Questa situazione non mostra solamente il fallimento del mercato, ma anche del sistema di regolamentazione. La struttura della supervisione bancaria, infatti, ha messo in evidenza profondi difetti. In primo luogo, gli strumenti a disposizione si sono rivelati inadeguati e spesso superati. Lo dimostra il fatto che nella crisi di Northern Rock, la Banca d’Inghilterra non ha avuto adeguati margini di manovra per iniettare mezzi liquidi nelle banche in difficoltà, mentre il sistema di assicurazione dei depositi si è rivelato assolutamente inadatto a rassicurare i risparmiatori e a dissuaderli dal correre a prelevare i depositi. Inoltre, sono emerse gravi lacune nell’architettura dei poteri di vigilanza. E ancora una volta proprio l’Inghilterra ha dimostrato che la banca centrale, per esercitare al meglio la sua funzione di garante della liquidità del sistema, ha bisogno delle informazioni sui singoli intermediari che possono venire solo se essa esercita anche la funzione di vigilanza. Il modello del single regulator adottato fin dal primo governo Blair è uscito sicuramente ridimensionato dalla recente crisi. Infine, il rischio effettivamente sopportato dalle banche è risultato di gran lunga superiore a quello che risultava al mercato e agli stessi regolatori. I veicoli della securitisation (gli Spv che già tanti problemi avevano creato nei casi Enron e Parmalat) occultavano in realtà rischi che le banche sono state alla fine costrette a fronteggiare.

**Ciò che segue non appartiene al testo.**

hipError_t launch_conv_k32(int TH, int WN, int prec, const ConvParams& q, int nwg, hipStream_t s) {
  if (q.gs0) {
    if (!conv_k32_gnc_ok(TH, WN, prec, q)) return hipErrorInvalidValue;
    const bool rf = q.xr0 && q.ksplit <= 1 && (g_tun.k32 & FDSR_K32_RIDER_FIRST_8WAVE);
#define X(TH_, WN_)                                                                                                      \
    if (TH == TH_ && WN == WN_) {                                                                                        \
      if (rf) return prec == PREC_F16X3 ? launch_k32_t<TH_, WN_, PREC_F16X3, true, 8, true, false, false, true>(q, nwg, s)   \
                                        : prec == PREC_F16 ? launch_k32_t<TH_, WN_, PREC_F16, true, 8, true, false, false, true>(q, nwg, s) : launch_k32_t<TH_, WN_, PREC_BF16, true, 8, true, false, false, true>(q, nwg, s);    \
      if (q.xr0) return prec == PREC_F16X3 ? launch_k32_t<TH_, WN_, PREC_F16X3, true, 8, false, false, false, true>(q, nwg, s)  \
                                           : prec == PREC_F16 ? launch_k32_t<TH_, WN_, PREC_F16, true, 8, false, false, false, true>(q, nwg, s) : launch_k32_t<TH_, WN_, PREC_BF16, true, 8, false, false, false, true>(q, nwg, s);   \
      return prec == PREC_F16X3 ? launch_k32_t<TH_, WN_, PREC_F16X3, false, 8, false, false, false, true>(q, nwg, s)      \
                                : prec == PREC_F16 ? launch_k32_t<TH_, WN_, PREC_F16, false, 8, false, false, false, true>(q, nwg, s) : launch_k32_t<TH_, WN_, PREC_BF16, false, 8, false, false, false, true>(q, nwg, s);       \
    }
    FDSR_K32_GNC_SHAPES(X)
#undef X
    return hipErrorInvalidValue;
  }
#define X(TH_, WN_)                                                                                             \
  if (TH == TH_ && WN == WN_) {                                                                                 \
    if (q.gb_x0) return k32_gnb_ok(prec, q) ? launch_k32_t<TH_, WN_, PREC_F16X3, false, 8, false, true>(q, nwg, s) : hipErrorInvalidValue; \
    if (q.drop_mask) {                                                                                          \
      if (!conv_k32_drop_ok(prec, q)) return hipErrorInvalidValue;                                              \
      return q.xr0 ? launch_k32_t<TH_, WN_, PREC_F16X3, true, 8, true, false, true>(q, nwg, s)                  \
                   : launch_k32_t<TH_, WN_, PREC_F16X3, false, 8, false, false, true>(q, nwg, s);               \
    }                                                                                                           \
    if (q.xr0 && q.ksplit <= 1 && (g_tun.k32 & FDSR_K32_RIDER_FIRST_8WAVE))                                                           \
      return prec == PREC_F16X3 ? launch_k32_t<TH_, WN_, PREC_F16X3, true, 8, true>(q, nwg, s)                  \
                                : prec == PREC_F16 ? launch_k32_t<TH_, WN_, PREC_F16, true, 8, true>(q, nwg, s) : launch_k32_t<TH_, WN_, PREC_BF16, true, 8, true>(q, nwg, s);                  \
    if (q.xr0) return prec == PREC_F16X3 ? launch_k32_t<TH_, WN_, PREC_F16X3, true>(q, nwg, s)                  \
                                         : prec == PREC_F16 ? launch_k32_t<TH_, WN_, PREC_F16, true>(q, nwg, s) : launch_k32_t<TH_, WN_, PREC_BF16, true>(q, nwg, s);                  \
    return prec == PREC_F16X3 ? launch_k32_t<TH_, WN_, PREC_F16X3, false>(q, nwg, s)                            \
                              : prec == PREC_F16 ? launch_k32_t<TH_, WN_, PREC_F16, false>(q, nwg, s) : launch_k32_t<TH_, WN_, PREC_BF16, false>(q, nwg, s);                            \
  }
  FDSR_K32_SHAPES(X)
#undef X
  return hipErrorInvalidValue;
}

Per quanto riguarda Eurolandia, nonostante l’azione della Bce sia stata ammirevole per tempestività e decisione, appare in tutta la sua gravità la mancanza di poteri di supervisione a livello accentrato. Come ha già sottolineato Padoa-Schioppa, non c’è stata un’analisi comune dei problemi, né una condivisione di informazioni riservate o una riunione d’urgenza tra regolatori nazionali. Eppure è da qui che bisogna partire se vogliamo davvero disegnare per il futuro regole più efficaci. Solo autorità più forti nei rispettivi paesi e coordinate nell’azione sui mercati internazionali possono avere struttura e forza politica adeguata per imporre le poche, ma non indolori, misure necessarie per incanalare in modo più ordinato il flusso impetuoso dell’innovazione finanziaria.

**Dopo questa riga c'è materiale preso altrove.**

                         asm volatile("s_waitcnt lgkmcnt(1)" : "+v"(a[r % 3])::"memory");
                     } else {
                         asm volatile("s_waitcnt lgkmcnt(0)" : "+v"(a[r % 3])::"memory");
@@ -459,12 +467,12 @@
                     __builtin_amdgcn_sched_barrier(0);
                     const h16x8 af = __builtin_bit_cast(h16x8, a[r % 3]);
 #pragma unroll
-                    for (int ky = 0; ky < 3; ++ky) {
+                    for (int ky = 0; ky < NK; ++ky) {
                         const int i = r - ky;
                         if (i < 0 || i >= 8) continue;
 #pragma unroll
                         for (int t = 0; t < NT; ++t)
-                            acc[i][t] = __builtin_amdgcn_mfma_f32_16x16x32_f16(__builtin_bit_cast(h16x8, ring[(kx * 3 + ky) * NT + t]), af, acc[i][t], 0, 0, 0);
+                            acc[i][t] = __builtin_amdgcn_mfma_f32_16x16x32_f16(__builtin_bit_cast(h16x8, ring[(kx * NK + ky) * NT + t]), af, acc[i][t], 0, 0, 0);
                     }
                     __builtin_amdgcn_sched_barrier(0);
                 }
@@ -477,7 +485,7 @@
                 __builtin_amdgcn_sched_barrier(0);
             }
             if (STG) {
-                if (more) wait_vm_c<3 * G>();
+                if (more) wait_vm_c<NG * G>();
                 else wait_vm_c<0>();
             }
             asm volatile("s_waitcnt lgkmcnt(0)" ::: "memory");
@@ -488,7 +496,7 @@
         }
 
         stamp(14);
-        if (nsc > 0) {
+        if (!PH && nsc > 0) {
             constexpr int U = 4, NB2 = 5, D1 = STG ? 6 : 0;
             static_assert(NB2 * HALO_BYTES <= LDS_EPI && U < NB2 && U * 3 + 6 * U < 64, "shortcut phase: images below the epilogue vectors, vmcnt range");
             const h16* __restrict__ S1p = reinterpret_cast<const h16*>(p.S);
@@ -636,7 +644,8 @@
 #pragma unroll
             for (int j = 0; j < NP; ++j) {
                 const int row = j * RPP + rsub;
-                mrow[j] = b * rpb + (ty0 + i_keep + (row >> 4)) * W + tx0 + (row & 15);
+                const int oy = ty0 + i_keep + (row >> 4), ox = tx0 + (row & 15);
+                mrow[j] = PH ? b * rpb + (2 * oy + pa) * p.Wv + 2 * ox + pb : b * rpb + oy * W + ox;
                 if (HR) rr[j] = bc_ld16(reinterpret_cast<const h16*>(p.R) + (size_t)mrow[j] * p.ldr + n_first);
             }
             if (!H2) __builtin_amdgcn_sched_barrier(0);
@@ -731,15 +740,25 @@
             if (kg == 0 && owner) {
                 const float* sp = reinterpret_cast<const float*>(smem + (wave | 1) * 16384);
                 const int n_lo = n0 + tile0 * 16;
-                bc_gn_tot_add_slot(p.gn_tot + (size_t)b * g.n_out * BC_GN_TOT_WORDS, n_first + q_own, n_lo, n_lo + NT * 16, bc_gn_cg(g.n_out), tin, [&](int k) {
+                bc_gn_tot_add_slot(p.gn_tot + (size_t)b * g.n_out * BC_GN_TOT_WORDS, n_first + q_own, n_lo, n_lo + NT * 16, bc_gn_cg(g.n_out), PH ? 4 * tin + 2 * pa + pb : tin, [&](int k) {
                     const int c = k - n_lo;
                     return make_float2(sc[c * 2] + sp[c * 2], sc[c * 2 + 1] + sp[c * 2 + 1]);
                 });
             }
         }
     };
-    if (three) body(IC<3>{}, IC<0>{});
-    else body(IC<2>{}, IC<1>{});
+    if constexpr (AFFINE == 0) {
+        if (ph) {
+            if (three) body(IC<3>{}, IC<0>{}, IC<1>{});
+            else body(IC<2>{}, IC<1>{}, IC<1>{});
+        } else {
+            if (three) body(IC<3>{}, IC<0>{}, IC<0>{});
+            else body(IC<2>{}, IC<1>{}, IC<0>{});
+        }
+    } else {
+        if (three) body(IC<3>{}, IC<0>{}, IC<0>{});
+        else body(IC<2>{}, IC<1>{}, IC<0>{});
+    }
     stamp(4);
     if (p.splitk > 1) {
         const int col8 = tid % 20, row0 = tid / 20;
@@ -804,6 +823,104 @@
     *reinterpret_cast<uint4*>(out + idx * 8) = *reinterpret_cast<const uint4*>((sc ? wsc : w) + src);
 }
 
+
+__host__ __device__ inline void conv_wreg_ups_slot(long long idx, int N, int Cin, int& a, int& b, int& dy, int& dx, int& n, int& c0) {
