template <typename T, int MODE>
__global__ __launch_bounds__(256) void coltile_partial_kernel(
    const uint16_t* __restrict__ a, const uint16_t* __restrict__ b,
    const float* __restrict__ mean, const float* __restrict__ rstd,
    float* __restrict__ p0, float* __restrict__ p1, int rows, int cols, int rows_per_split,
    ColFin fin) {
  __shared__ float red[2][16][129];
  const int tx = threadIdx.x & 15, ty = threadIdx.x >> 4;
  const int col = blockIdx.x * 128 + tx * 8;
  const int r0 = blockIdx.y * rows_per_split;
// ... 318 lines not shown
  DropCfg d = make_drop(p, key, salt);
  dim3 grid((rows + 3) / 4), block(256);
  auto X = (const uint16_t*)x;
  auto B = (const uint16_t*)bias;
  auto R = (const uint16_t*)residual;
  auto G = (const uint16_t*)gamma;
  auto Be = (const uint16_t*)beta;
  auto S = (uint16_t*)s_out;
  auto Y = (uint16_t*)y;
#define LN_CASE(V)                                                                          \
  case V:                                                                                   \
    FX_DISPATCH_T(dtype, add_ln_fwd_kernel<T, V><<<grid, block, 0, st>>>(                   \
                             X, B, R, G, Be, S, Y, mean, rstd, rows, h, eps, d));           \
    break;
  if (h % 512 == 0 && h / 512 <= 16) {
    switch (h / 512) {
      LN_CASE(1) LN_CASE(2) LN_CASE(3) LN_CASE(4) LN_CASE(5) LN_CASE(6) LN_CASE(7) LN_CASE(8)
      LN_CASE(10) LN_CASE(12) LN_CASE(16)
      default:
        FX_DISPATCH_T(dtype, add_ln_fwd_generic<T><<<grid, block, 0, st>>>(
                                 X, B, R, G, Be, S, Y, mean, rstd, rows, h, eps, d));
    }
  } else if (h % 8 == 0 && h < 8 * 512) {
#define LNM_CASE(V)                                                                          \
  case V:                                                                                    \
    FX_DISPATCH_T(dtype, add_ln_fwd_kernel<T, V, true><<<grid, block, 0, st>>>(              \
                             X, B, R, G, Be, S, Y, mean, rstd, rows, h, eps, d));            \
    break;
    switch ((h + 511) / 512) {
      LNM_CASE(1) LNM_CASE(2) LNM_CASE(3) LNM_CASE(4) LNM_CASE(5) LNM_CASE(6) LNM_CASE(7)
      LNM_CASE(8)
    }
#undef LNM_CASE
  } else {
    FX_DISPATCH_T(dtype, add_ln_fwd_generic<T><<<grid, block, 0, st>>>(
                             X, B, R, G, Be, S, Y, mean, rstd, rows, h, eps, d));
  }
#undef LN_CASE
}

extern "C" void fx_ln_bwd_row(int dtype, const void* dy, const void* s, const float* mean,
                              const float* rstd, const void* gamma, const void* ds_in,
                              void* ds_out, void* dx_out, int rows, int h, float p, uint64_t key,
                              const void* salt, hipStream_t st) {
  DropCfg d = make_drop(p, key, salt);
  dim3 grid((rows + 3) / 4), block(256);
  auto DY = (const uint16_t*)dy;
  auto S = (const uint16_t*)s;
  auto G = (const uint16_t*)gamma;
  auto DI = (const uint16_t*)ds_in;
  auto DS = (uint16_t*)ds_out;
  auto DX = (uint16_t*)dx_out;
#define LNB_CASE(V)                                                                       \
  case V:                                                                                 \
    FX_DISPATCH_T(dtype, ln_bwd_row_kernel<T, V><<<grid, block, 0, st>>>(                 \
                             DY, S, mean, rstd, G, DI, DS, DX, rows, h, d));              \
    break;
  if (h % 512 == 0 && h / 512 <= 8) {
    switch (h / 512) {
      LNB_CASE(1) LNB_CASE(2) LNB_CASE(3) LNB_CASE(4) LNB_CASE(5) LNB_CASE(6) LNB_CASE(7)
      LNB_CASE(8)
      default:
        FX_DISPATCH_T(dtype, ln_bwd_row_generic<T><<<grid, block, 0, st>>>(
                                 DY, S, mean, rstd, G, DI, DS, DX, rows, h, d));
    }
  } else if (h % 8 == 0 && h < 8 * 512) {
#define LNBM_CASE(V)                                                                      \
  case V:                                                                                 \
    FX_DISPATCH_T(dtype, ln_bwd_row_kernel<T, V, true><<<grid, block, 0, st>>>(           \
                             DY, S, mean, rstd, G, DI, DS, DX, rows, h, d));              \
    break;
    switch ((h + 511) / 512) {
      LNBM_CASE(1) LNBM_CASE(2) LNBM_CASE(3) LNBM_CASE(4) LNBM_CASE(5) LNBM_CASE(6)
      LNBM_CASE(7) LNBM_CASE(8)
    }
#undef LNBM_CASE
  } else {
    FX_DISPATCH_T(dtype, ln_bwd_row_generic<T><<<grid, block, 0, st>>>(
                             DY, S, mean, rstd, G, DI, DS, DX, rows, h, d));
  }
#undef LNB_CASE
}

static int ln_cols_wpr(int h) { return h <= 1536 ? 1 : h <= 3072 ? 2 : 4; }
static int ln_cols_rows_per_group(int rows, int h) {
  const int ng = 4 / ln_cols_wpr(h);
  int rpg = (rows + 512 * ng - 1) / (512 * ng);
  return rpg < 2 ? 2 : rpg;
}
extern "C" int fx_ln_bwd_cols_blocks(int rows, int h, int max_h) {
  if (rows <= 0 || h > (max_h < 4096 ? max_h : 4096) || h % (8 * ln_cols_wpr(h))) return 0;
  const int ng = 4 / ln_cols_wpr(h), rpg = ln_cols_rows_per_group(rows, h);
  return (rows + ng * rpg - 1) / (ng * rpg);
}

extern "C" int fx_ln_bwd_cols(int dtype, const void* dy, const void* s, const float* mean,
                              const float* rstd, const void* gamma, const void* ds_in,
                              void* ds_out, void* dx_out, int rows, int h, float p, uint64_t key,
                              float* part, int with_dbias, float* fg, void* tg, int accg,
                              float* fb, void* tb, int accb, float* fx, void* tx, int accx,
                              const void* salt, hipStream_t st) {
  const int G = fx_ln_bwd_cols_blocks(rows, h, 4096);
  if (G == 0) return -1;
  const int wpr = ln_cols_wpr(h), hw = h / wpr;
  const int rpg = ln_cols_rows_per_group(rows, h);
  DropCfg d = make_drop(p, key, salt);
  auto DY = (const uint16_t*)dy;
  auto S = (const uint16_t*)s;
  auto GM = (const uint16_t*)gamma;
  auto DI = (const uint16_t*)ds_in;
  auto DS = (uint16_t*)ds_out;
  auto DX = (uint16_t*)dx_out;
  const int vpt = (hw + 511) / 512;
  const bool mask = hw % 512 != 0;
#define LNC_GO(V, W, M, DB)                                                                   \
  FX_DISPATCH_T(dtype, ln_bwd_cols_kernel<T, V, W, M, DB><<<G, 256, 0, st>>>(                 \
                           DY, S, mean, rstd, GM, DI, DS, DX, rows, h, rpg, part, d))
#define LNC_M(V, W)                                                                           \
  if (mask) {                                                                                 \
    if (with_dbias) { LNC_GO(V, W, true, true); } else { LNC_GO(V, W, true, false); }         \
  } else {                                                                                    \
    if (with_dbias) { LNC_GO(V, W, false, true); } else { LNC_GO(V, W, false, false); }       \
  }
#define LNC_V(V)                                                                              \
  case V:                                                                                     \
    if (wpr == 1) { LNC_M(V, 1) } else if (wpr == 2) { LNC_M(V, 2) } else { LNC_M(V, 4) }     \
    break;
  switch (vpt) {
    LNC_V(1) LNC_V(2) LNC_V(3)
    default: return -1;
  }
#undef LNC_V
#undef LNC_M
#undef LNC_GO
  LnColsOut f;
  f.f32[0] = fg; f.f32[1] = fb; f.f32[2] = fx;
  f.t16[0] = (uint16_t*)tg; f.t16[1] = (uint16_t*)tb; f.t16[2] = (uint16_t*)tx;
  f.acc[0] = accg; f.acc[1] = accb; f.acc[2] = accx;
  dim3 grid((h + 127) / 128, with_dbias ? 3 : 2);
  FX_DISPATCH_T(dtype, ln_cols_finalize_kernel<T><<<grid, 256, 0, st>>>(part, G, h, f));
  return 0;
}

Preoccupa dunque che le autorità non abbiano affermato con forza la necessità di cambiamenti radicali per evitare che in futuro si ricada negli stessi problemi. Certo non si pretende di ingessare il mercato in regole eccessive, ma va ricordato che la miglior cura è costituita da norme di trasparenza e di informazione. Ma non sarà facile imporle e i problemi cresceranno se non si evidenzia subito il nesso fra gli interventi straordinari e le regole future. Anche perché se le grandi banche vorranno tornare ai livelli di ricavi (e quindi di profitto) del passato, saranno indotte a ricadere negli eccessi che hanno sostenuto quel livello di ricavi. In fin dei conti, questa è la crisi finanziaria più grave da 80 anni a questa parte. Ma nel 1929 le banche pagarono il salvataggio con riforme di grande severità, sia negli Usa che in Europa. Questa volta non appaiono possibili, né auspicabili, mutamenti di rotta così bruschi: ma molti particolari che avrebbero dovuto garantire la solidità patrimoniale delle banche non hanno funzionato e vanno modificati.

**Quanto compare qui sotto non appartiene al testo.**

template <int VW, bool PRE, bool RW, int MP>
__global__ __launch_bounds__(256) void k_wg(WArgs a) {
    typedef typename Vec<VW>::type vec;
    constexpr int B = 16 * VW;
    __shared__ float red[4][B * B];
    __shared__ float redb[4][B];
    const int lane = threadIdx.x & 63, wave = threadIdx.x >> 6;
    const int li = lane & 15, nq = lane >> 4;
    const int nkb = a.K / B;
    const int ob = (blockIdx.y / nkb) * B, kb = (blockIdx.y % nkb) * B;
    const float *G = a.G[blockIdx.z];
    const float *X = (PRE && a.per_z) ? a.Xz[blockIdx.z] : a.X;
    vec sc, sh;
    bool relu = a.relu != 0;
    if (PRE) {
        const float *scp = a.per_z ? a.scalez[blockIdx.z] : a.scale, *shp = a.per_z ? a.shiftz[blockIdx.z] : a.shift;
        if (a.per_z) relu = scp != nullptr && a.reluz[blockIdx.z] != 0;
        if (scp) {
            sc = *reinterpret_cast<const vec *>(scp + kb + VW * li);
            sh = *reinterpret_cast<const vec *>(shp + kb + VW * li);
        } else {
#pragma unroll
            for (int c = 0; c < VW; ++c) { sc[c] = 1.f; sh[c] = 0.f; }
        }
    }
    const float relu_lo = relu ? 0.f : -INFINITY;
    f32x4 acc[VW][VW];
    float gsum[VW];
#pragma unroll
    for (int c = 0; c < VW; ++c) {
        gsum[c] = 0.f;
#pragma unroll
        for (int c2 = 0; c2 < VW; ++c2) acc[c][c2] = f32x4{0.f, 0.f, 0.f, 0.f};
    }
    const long rb = (long)blockIdx.x * a.rows_per_block;
    const long re = rb + a.rows_per_block < a.N ? rb + a.rows_per_block : a.N;
    for (long r0 = rb + 16 * wave; r0 < re; r0 += 64) {
        vec gv[4], xv[4];
        float rw[RW ? 4 : 1];
        bool ok[4];
#pragma unroll
        for (int t = 0; t < 4; ++t) {
            const long n = r0 + 4 * t + nq;
            ok[t] = n < re;
            const long nn = ok[t] ? n : rb;
            gv[t] = *reinterpret_cast<const vec *>(G + nn * a.ldg + ob + VW * li);
            xv[t] = *reinterpret_cast<const vec *>(X + nn * a.ldx + kb + VW * li);
            if (RW) rw[RW ? t : 0] = a.roww[nn * a.rws];
        }
        __builtin_amdgcn_sched_barrier(0);
#pragma unroll
        for (int t = 0; t < 4; ++t) {
            if (RW) gv[t] *= rw[RW ? t : 0];
            if (PRE) {
                xv[t] = xv[t] * sc + sh;
#pragma unroll
                for (int c = 0; c < VW; ++c) xv[t][c] = fmaxf(xv[t][c], relu_lo);
            }
#pragma unroll
            for (int c = 0; c < VW; ++c) { gv[t][c] = ok[t] ? gv[t][c] : 0.f; xv[t][c] = ok[t] ? xv[t][c] : 0.f; }
        }
        if constexpr (MP == 0) {
#pragma unroll
            for (int t = 0; t < 4; ++t)
#pragma unroll
                for (int c = 0; c < VW; ++c) {
                    gsum[c] += gv[t][c];
#pragma unroll
                    for (int c2 = 0; c2 < VW; ++c2)
                        acc[c][c2] = __builtin_amdgcn_mfma_f32_16x16x4f32(gv[t][c], xv[t][c2], acc[c][c2], 0, 0, 0);
                }
        } else {
            typename Mma<MP>::frag ga[VW], xa[VW];
#pragma unroll
            for (int c = 0; c < VW; ++c) {
                gsum[c] += (gv[0][c] + gv[1][c]) + (gv[2][c] + gv[3][c]);
                ga[c] = Mma<MP>::cvt(f32x4{gv[0][c], gv[1][c], gv[2][c], gv[3][c]});
                xa[c] = Mma<MP>::cvt(f32x4{xv[0][c], xv[1][c], xv[2][c], xv[3][c]});
            }
#pragma unroll
            for (int c = 0; c < VW; ++c)
#pragma unroll
                for (int c2 = 0; c2 < VW; ++c2) acc[c][c2] = Mma<MP>::mma(ga[c], xa[c2], acc[c][c2]);
        }
    }
#pragma unroll
    for (int c = 0; c < VW; ++c)
#pragma unroll
        for (int c2 = 0; c2 < VW; ++c2)
#pragma unroll
            for (int r = 0; r < 4; ++r) red[wave][(VW * (4 * nq + r) + c) * B + VW * li + c2] = acc[c][c2][r];
    float *db = a.db[blockIdx.z];
    const bool want_db = db && kb == 0;
    if (want_db) {
#pragma unroll
        for (int c = 0; c < VW; ++c) {
            float g = gsum[c];
            g += __shfl_xor(g, 16, 64);
            g += __shfl_xor(g, 32, 64);
            if (nq == 0) redb[wave][VW * li + c] = g;
        }
    }
    __syncthreads();
    float *slab = a.slab + (((size_t)blockIdx.z * gridDim.y + blockIdx.y) * gridDim.x + blockIdx.x) * (B * B);
    for (int e = threadIdx.x; e < B * B; e += 256) slab[e] = (red[0][e] + red[1][e]) + (red[2][e] + red[3][e]);
    if (want_db && threadIdx.x < B)
        a.bslab[(((size_t)blockIdx.z * (a.O / B) + ob / B) * gridDim.x + blockIdx.x) * B + threadIdx.x] =
            (redb[0][threadIdx.x] + redb[1][threadIdx.x]) + (redb[2][threadIdx.x] + redb[3][threadIdx.x]);
}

Questa situazione non mostra solamente il fallimento del mercato, ma anche del sistema di regolamentazione. La struttura della supervisione bancaria, infatti, ha messo in evidenza profondi difetti. In primo luogo, gli strumenti a disposizione si sono rivelati inadeguati e spesso superati. Lo dimostra il fatto che nella crisi di Northern Rock, la Banca d’Inghilterra non ha avuto adeguati margini di manovra per iniettare mezzi liquidi nelle banche in difficoltà, mentre il sistema di assicurazione dei depositi si è rivelato assolutamente inadatto a rassicurare i risparmiatori e a dissuaderli dal correre a prelevare i depositi. Inoltre, sono emerse gravi lacune nell’architettura dei poteri di vigilanza. E ancora una volta proprio l’Inghilterra ha dimostrato che la banca centrale, per esercitare al meglio la sua funzione di garante della liquidità del sistema, ha bisogno delle informazioni sui singoli intermediari che possono venire solo se essa esercita anche la funzione di vigilanza. Il modello del single regulator adottato fin dal primo governo Blair è uscito sicuramente ridimensionato dalla recente crisi. Infine, il rischio effettivamente sopportato dalle banche è risultato di gran lunga superiore a quello che risultava al mercato e agli stessi regolatori. I veicoli della securitisation (gli Spv che già tanti problemi avevano creato nei casi Enron e Parmalat) occultavano in realtà rischi che le banche sono state alla fine costrette a fronteggiare.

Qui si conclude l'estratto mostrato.